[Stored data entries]
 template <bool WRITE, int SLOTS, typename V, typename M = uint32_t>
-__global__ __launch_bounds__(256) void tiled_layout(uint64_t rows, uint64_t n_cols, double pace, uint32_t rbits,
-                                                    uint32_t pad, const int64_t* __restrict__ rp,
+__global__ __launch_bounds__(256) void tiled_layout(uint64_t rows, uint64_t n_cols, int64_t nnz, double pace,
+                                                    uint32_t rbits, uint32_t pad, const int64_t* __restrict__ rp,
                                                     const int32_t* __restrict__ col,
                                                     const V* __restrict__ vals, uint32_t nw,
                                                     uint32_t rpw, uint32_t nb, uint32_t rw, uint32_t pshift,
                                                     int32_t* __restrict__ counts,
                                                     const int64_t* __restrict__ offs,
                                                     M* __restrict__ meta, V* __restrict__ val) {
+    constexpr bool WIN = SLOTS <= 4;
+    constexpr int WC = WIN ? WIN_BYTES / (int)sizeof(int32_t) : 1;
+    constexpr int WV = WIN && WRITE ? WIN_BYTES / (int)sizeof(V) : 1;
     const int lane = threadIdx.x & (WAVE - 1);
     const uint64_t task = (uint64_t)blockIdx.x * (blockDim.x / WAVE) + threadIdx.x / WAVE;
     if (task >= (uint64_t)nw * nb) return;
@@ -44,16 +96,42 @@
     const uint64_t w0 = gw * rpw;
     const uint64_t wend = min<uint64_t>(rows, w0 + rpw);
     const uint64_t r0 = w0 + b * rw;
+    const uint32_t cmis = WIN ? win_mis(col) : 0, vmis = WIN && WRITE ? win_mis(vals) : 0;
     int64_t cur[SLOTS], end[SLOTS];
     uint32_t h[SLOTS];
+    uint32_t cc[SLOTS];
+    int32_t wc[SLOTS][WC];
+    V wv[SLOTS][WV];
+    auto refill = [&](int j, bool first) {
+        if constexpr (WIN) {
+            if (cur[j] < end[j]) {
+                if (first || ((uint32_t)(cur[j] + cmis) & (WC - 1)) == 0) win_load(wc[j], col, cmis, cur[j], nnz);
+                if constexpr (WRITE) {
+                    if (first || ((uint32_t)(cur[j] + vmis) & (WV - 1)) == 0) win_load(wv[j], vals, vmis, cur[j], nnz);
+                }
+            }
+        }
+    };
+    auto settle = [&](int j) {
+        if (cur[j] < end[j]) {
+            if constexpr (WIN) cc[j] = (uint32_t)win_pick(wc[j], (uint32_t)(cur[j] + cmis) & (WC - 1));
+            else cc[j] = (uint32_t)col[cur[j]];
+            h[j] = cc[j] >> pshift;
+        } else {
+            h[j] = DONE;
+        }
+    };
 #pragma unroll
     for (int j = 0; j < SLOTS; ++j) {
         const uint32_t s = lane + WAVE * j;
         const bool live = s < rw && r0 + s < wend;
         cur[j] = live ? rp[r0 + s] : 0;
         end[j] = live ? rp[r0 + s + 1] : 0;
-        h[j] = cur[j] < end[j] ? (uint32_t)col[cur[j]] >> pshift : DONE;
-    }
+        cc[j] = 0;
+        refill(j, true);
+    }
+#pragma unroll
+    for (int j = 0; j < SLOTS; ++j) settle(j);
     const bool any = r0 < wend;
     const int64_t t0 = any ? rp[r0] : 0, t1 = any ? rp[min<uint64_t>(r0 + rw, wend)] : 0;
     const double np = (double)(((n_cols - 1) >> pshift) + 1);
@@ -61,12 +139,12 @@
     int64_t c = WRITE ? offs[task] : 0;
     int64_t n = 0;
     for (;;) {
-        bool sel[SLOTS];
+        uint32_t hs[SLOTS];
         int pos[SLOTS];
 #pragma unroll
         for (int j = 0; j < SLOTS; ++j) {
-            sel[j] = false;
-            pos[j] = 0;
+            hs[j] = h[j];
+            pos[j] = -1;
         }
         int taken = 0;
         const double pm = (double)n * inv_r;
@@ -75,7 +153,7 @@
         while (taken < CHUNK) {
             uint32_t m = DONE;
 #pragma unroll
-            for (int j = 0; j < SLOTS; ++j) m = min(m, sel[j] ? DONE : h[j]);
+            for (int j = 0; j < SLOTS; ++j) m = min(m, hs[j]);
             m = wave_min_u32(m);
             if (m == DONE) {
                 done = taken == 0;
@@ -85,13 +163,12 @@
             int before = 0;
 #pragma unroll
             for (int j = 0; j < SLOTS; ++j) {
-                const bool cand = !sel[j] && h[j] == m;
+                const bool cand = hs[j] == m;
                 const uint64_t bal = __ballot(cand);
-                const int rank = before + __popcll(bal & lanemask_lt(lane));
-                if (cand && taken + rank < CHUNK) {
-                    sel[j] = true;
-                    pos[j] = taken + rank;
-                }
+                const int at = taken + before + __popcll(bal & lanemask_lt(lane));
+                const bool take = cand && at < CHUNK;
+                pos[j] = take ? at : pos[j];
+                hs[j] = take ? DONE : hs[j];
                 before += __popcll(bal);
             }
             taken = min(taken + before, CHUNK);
---
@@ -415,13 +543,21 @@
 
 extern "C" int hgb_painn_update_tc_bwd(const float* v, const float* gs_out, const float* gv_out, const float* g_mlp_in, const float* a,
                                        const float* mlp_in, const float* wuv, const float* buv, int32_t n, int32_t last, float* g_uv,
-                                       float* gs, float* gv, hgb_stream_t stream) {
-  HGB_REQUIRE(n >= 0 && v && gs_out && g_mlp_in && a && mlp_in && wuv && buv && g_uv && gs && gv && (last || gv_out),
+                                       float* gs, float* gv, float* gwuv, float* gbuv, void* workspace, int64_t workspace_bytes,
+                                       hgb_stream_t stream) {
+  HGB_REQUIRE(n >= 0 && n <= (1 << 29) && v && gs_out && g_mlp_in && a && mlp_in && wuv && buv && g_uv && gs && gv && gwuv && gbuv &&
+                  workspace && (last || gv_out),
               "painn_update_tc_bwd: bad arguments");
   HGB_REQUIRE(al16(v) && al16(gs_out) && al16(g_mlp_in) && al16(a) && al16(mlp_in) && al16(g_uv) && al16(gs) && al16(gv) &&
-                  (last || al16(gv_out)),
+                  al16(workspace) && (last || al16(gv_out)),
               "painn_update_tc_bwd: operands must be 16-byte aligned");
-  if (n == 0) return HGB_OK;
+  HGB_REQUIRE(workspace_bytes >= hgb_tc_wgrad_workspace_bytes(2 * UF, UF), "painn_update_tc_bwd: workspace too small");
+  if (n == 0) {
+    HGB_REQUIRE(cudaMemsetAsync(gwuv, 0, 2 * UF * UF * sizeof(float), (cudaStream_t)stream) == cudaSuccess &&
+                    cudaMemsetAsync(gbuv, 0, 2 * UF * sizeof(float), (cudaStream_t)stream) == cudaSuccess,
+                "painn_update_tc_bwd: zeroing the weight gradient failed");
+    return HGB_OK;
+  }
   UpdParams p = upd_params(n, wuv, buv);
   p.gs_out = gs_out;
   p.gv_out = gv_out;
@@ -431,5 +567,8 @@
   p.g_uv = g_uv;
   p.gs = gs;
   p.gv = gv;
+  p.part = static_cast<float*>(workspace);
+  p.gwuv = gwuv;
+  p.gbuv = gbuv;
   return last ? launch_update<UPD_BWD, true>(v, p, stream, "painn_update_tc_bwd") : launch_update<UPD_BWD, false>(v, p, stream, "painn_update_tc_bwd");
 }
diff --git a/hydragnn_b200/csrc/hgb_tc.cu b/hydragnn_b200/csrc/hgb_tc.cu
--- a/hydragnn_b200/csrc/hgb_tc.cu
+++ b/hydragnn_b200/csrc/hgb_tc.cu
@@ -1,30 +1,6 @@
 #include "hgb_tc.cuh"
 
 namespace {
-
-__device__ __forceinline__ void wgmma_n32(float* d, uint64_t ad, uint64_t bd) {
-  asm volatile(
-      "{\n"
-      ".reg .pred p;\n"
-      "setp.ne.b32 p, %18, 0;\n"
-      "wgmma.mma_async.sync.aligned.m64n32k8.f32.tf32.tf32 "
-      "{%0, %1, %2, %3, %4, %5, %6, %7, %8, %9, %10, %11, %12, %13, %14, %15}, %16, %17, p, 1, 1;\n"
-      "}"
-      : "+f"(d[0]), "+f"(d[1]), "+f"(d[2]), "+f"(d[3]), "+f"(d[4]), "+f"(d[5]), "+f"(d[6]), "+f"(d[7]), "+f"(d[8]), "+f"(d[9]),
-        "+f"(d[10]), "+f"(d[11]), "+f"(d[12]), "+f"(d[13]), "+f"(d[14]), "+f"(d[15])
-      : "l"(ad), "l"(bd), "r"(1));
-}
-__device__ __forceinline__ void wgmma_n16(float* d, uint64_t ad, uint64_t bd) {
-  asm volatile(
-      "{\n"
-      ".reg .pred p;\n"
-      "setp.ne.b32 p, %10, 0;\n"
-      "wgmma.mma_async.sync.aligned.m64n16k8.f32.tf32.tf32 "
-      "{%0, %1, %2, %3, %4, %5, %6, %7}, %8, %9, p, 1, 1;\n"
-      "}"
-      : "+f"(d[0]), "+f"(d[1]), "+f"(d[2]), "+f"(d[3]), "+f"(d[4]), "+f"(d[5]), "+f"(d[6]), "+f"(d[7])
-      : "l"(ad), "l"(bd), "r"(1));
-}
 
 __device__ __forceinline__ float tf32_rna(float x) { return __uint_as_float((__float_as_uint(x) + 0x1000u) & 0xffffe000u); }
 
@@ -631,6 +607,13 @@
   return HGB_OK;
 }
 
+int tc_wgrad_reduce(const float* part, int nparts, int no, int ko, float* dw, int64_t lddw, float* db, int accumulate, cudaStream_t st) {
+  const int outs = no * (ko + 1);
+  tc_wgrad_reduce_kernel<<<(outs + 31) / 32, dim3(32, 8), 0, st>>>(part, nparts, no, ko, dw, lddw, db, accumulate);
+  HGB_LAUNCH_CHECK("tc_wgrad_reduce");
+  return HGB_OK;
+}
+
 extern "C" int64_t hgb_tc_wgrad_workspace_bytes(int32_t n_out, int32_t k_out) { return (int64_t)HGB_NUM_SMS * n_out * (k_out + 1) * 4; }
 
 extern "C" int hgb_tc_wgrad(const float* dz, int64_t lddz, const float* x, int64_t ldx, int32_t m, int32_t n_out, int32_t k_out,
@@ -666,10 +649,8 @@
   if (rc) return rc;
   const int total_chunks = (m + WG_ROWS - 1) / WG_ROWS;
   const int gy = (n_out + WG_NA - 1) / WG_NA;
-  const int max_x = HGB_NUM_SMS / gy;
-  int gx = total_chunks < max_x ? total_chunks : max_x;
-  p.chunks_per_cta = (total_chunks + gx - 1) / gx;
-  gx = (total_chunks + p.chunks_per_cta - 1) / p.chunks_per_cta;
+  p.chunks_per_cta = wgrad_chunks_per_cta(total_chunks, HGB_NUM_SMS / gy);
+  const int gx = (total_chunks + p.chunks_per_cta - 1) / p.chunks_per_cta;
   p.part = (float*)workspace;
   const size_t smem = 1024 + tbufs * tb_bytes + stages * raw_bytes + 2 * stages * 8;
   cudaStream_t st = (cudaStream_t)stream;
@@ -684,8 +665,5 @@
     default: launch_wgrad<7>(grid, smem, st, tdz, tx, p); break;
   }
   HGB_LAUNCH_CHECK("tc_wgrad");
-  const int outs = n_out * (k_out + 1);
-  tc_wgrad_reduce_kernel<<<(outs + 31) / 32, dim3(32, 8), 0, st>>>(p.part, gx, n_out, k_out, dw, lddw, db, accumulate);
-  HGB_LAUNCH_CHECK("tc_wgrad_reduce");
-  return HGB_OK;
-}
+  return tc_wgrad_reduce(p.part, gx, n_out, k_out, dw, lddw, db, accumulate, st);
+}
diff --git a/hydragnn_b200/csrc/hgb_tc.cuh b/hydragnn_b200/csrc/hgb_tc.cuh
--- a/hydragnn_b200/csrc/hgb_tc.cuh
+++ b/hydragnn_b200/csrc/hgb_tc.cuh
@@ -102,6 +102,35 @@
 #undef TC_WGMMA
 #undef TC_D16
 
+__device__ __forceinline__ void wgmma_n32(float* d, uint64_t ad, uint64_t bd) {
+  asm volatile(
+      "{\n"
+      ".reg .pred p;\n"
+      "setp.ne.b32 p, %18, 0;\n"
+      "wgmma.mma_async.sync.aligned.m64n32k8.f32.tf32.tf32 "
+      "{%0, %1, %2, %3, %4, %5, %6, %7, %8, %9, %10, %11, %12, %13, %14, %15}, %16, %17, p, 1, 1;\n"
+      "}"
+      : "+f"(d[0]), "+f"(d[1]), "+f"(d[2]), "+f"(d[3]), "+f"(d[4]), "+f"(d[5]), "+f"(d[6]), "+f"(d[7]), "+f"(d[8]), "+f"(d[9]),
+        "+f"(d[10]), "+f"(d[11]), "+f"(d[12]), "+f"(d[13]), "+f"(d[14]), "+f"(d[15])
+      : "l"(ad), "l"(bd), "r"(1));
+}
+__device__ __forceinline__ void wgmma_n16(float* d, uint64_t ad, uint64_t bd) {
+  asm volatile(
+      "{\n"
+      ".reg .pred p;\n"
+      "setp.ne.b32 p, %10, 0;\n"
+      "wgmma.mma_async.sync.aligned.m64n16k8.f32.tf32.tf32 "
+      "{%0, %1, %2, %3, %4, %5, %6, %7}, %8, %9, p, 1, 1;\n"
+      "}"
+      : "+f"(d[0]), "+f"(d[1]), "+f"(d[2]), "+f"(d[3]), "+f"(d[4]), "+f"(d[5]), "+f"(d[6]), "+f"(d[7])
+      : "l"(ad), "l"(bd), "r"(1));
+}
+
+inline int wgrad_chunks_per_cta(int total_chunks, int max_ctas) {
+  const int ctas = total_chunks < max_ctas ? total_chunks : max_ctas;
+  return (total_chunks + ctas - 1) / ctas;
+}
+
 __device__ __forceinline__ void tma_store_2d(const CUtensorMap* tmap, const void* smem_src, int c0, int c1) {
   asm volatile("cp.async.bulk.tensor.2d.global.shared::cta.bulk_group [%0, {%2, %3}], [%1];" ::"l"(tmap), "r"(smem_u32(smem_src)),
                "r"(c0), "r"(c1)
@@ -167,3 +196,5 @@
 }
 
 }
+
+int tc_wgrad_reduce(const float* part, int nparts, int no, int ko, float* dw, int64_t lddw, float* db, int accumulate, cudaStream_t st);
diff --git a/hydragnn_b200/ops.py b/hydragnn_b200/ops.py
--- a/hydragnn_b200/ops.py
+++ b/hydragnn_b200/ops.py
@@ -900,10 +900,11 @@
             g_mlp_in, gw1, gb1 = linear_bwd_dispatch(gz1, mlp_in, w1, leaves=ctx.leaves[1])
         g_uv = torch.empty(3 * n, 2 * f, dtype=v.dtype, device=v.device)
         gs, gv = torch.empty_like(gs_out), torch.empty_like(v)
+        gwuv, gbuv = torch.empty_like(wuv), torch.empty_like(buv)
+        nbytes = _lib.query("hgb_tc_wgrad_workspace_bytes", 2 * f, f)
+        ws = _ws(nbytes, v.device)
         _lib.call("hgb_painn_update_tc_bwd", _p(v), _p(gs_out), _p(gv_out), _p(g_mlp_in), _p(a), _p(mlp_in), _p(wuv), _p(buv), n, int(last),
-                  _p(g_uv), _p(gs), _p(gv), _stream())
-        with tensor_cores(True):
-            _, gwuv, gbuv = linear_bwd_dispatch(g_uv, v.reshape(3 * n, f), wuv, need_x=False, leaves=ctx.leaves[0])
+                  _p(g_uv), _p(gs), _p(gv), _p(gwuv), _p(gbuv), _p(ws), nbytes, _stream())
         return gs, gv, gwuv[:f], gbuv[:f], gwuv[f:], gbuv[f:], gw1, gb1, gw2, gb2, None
* * *
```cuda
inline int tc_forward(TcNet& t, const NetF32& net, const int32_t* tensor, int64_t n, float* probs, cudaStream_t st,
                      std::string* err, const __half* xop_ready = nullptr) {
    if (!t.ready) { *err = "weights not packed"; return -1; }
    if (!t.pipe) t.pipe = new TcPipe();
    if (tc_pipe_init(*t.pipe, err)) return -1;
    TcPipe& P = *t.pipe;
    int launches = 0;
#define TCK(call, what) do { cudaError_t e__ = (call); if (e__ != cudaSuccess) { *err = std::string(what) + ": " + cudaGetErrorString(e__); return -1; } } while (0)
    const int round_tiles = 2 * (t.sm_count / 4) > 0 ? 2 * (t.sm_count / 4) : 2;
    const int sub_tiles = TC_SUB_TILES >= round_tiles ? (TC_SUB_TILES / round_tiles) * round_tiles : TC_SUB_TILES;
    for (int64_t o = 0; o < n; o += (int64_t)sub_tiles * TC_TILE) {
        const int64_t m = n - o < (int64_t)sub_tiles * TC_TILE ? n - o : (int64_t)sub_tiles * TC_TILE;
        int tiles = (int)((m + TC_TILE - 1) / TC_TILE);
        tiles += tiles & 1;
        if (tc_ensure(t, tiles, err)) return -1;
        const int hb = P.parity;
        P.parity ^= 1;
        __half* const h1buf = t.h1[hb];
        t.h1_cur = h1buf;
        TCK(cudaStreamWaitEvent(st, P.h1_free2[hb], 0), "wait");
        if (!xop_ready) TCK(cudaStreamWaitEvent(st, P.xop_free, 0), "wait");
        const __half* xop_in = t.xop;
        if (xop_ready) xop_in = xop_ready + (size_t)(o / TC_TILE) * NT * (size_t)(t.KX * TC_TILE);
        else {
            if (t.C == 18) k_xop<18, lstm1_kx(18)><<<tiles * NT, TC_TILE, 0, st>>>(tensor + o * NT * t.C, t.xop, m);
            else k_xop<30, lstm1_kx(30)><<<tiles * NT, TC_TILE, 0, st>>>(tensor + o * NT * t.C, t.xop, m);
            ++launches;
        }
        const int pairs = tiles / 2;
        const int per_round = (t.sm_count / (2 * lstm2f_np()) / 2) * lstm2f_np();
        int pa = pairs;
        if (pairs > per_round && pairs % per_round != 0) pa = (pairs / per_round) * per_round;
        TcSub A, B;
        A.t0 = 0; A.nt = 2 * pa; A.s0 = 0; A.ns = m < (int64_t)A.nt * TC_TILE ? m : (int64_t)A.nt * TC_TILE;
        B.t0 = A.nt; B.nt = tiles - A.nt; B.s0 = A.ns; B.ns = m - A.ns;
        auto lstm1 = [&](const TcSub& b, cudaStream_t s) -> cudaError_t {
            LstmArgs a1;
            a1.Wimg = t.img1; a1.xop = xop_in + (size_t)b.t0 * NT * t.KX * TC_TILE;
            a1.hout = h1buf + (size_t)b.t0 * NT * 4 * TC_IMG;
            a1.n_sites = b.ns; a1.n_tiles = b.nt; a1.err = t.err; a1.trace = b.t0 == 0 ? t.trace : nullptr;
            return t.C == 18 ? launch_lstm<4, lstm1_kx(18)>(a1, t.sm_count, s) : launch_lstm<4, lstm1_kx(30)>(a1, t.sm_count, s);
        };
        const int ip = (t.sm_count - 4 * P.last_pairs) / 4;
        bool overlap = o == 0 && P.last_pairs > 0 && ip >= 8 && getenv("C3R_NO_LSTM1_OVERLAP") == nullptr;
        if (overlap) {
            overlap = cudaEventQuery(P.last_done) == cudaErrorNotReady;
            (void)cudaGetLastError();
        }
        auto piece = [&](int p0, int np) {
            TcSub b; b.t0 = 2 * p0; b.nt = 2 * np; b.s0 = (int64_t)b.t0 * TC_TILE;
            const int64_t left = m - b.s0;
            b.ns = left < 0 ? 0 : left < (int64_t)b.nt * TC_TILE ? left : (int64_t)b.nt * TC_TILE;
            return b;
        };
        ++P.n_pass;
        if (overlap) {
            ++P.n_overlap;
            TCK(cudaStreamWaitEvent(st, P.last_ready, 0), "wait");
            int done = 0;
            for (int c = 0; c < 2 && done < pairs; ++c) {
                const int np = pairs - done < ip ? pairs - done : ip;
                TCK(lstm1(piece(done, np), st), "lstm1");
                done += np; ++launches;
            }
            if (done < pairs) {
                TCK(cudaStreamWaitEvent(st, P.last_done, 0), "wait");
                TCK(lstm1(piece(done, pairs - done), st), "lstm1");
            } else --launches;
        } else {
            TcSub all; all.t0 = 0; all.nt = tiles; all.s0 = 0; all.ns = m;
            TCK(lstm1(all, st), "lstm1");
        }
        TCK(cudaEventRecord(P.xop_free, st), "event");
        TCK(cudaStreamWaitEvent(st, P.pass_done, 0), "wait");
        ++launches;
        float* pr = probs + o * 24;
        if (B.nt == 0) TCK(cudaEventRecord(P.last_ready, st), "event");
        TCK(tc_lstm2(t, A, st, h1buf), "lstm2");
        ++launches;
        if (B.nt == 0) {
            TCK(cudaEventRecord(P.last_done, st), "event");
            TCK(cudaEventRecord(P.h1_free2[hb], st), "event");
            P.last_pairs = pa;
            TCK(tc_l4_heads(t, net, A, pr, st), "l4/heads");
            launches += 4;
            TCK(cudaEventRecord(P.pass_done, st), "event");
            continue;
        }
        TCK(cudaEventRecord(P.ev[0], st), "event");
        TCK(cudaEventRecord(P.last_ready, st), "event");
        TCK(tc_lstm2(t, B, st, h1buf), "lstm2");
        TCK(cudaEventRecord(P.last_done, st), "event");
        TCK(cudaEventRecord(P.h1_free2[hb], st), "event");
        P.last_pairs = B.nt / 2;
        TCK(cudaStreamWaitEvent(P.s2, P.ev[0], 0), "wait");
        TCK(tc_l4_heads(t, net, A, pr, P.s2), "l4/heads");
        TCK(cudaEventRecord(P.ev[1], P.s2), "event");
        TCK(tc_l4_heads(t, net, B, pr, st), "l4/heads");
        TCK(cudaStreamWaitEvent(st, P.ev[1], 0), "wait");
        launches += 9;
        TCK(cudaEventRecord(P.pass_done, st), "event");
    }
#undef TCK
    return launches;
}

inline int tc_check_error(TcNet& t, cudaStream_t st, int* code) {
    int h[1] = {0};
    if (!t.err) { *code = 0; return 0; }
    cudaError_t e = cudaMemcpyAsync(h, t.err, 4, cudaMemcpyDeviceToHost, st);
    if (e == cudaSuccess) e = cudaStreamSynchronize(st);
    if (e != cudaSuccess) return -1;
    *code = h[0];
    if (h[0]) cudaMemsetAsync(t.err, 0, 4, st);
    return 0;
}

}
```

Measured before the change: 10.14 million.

WHAT TO PRODUCE -
Of all the entries above, retype exactly the lines from the line with "const float* mlp_in, const" to the line with "(cudaStream_t)stream) == cudaSuccess &&", both included, and no others.

REPLY TO THE EXERCISE -
                                        const float* mlp_in, const float* wuv, const float* buv, int32_t n, int32_t last, float* g_uv,
-                                       float* gs, float* gv, hgb_stream_t stream) {
-  HGB_REQUIRE(n >= 0 && v && gs_out && g_mlp_in && a && mlp_in && wuv && buv && g_uv && gs && gv && (last || gv_out),
+                                       float* gs, float* gv, float* gwuv, float* gbuv, void* workspace, int64_t workspace_bytes,
+                                       hgb_stream_t stream) {
+  HGB_REQUIRE(n >= 0 && n <= (1 << 29) && v && gs_out && g_mlp_in && a && mlp_in && wuv && buv && g_uv && gs && gv && gwuv && gbuv &&
+                  workspace && (last || gv_out),
               "painn_update_tc_bwd: bad arguments");
   HGB_REQUIRE(al16(v) && al16(gs_out) && al16(g_mlp_in) && al16(a) && al16(mlp_in) && al16(g_uv) && al16(gs) && al16(gv) &&
-                  (last || al16(gv_out)),
+                  al16(workspace) && (last || al16(gv_out)),
               "painn_update_tc_bwd: operands must be 16-byte aligned");
-  if (n == 0) return HGB_OK;
+  HGB_REQUIRE(workspace_bytes >= hgb_tc_wgrad_workspace_bytes(2 * UF, UF), "painn_update_tc_bwd: workspace too small");
+  if (n == 0) {
+    HGB_REQUIRE(cudaMemsetAsync(gwuv, 0, 2 * UF * UF * sizeof(float), (cudaStream_t)stream) == cudaSuccess &&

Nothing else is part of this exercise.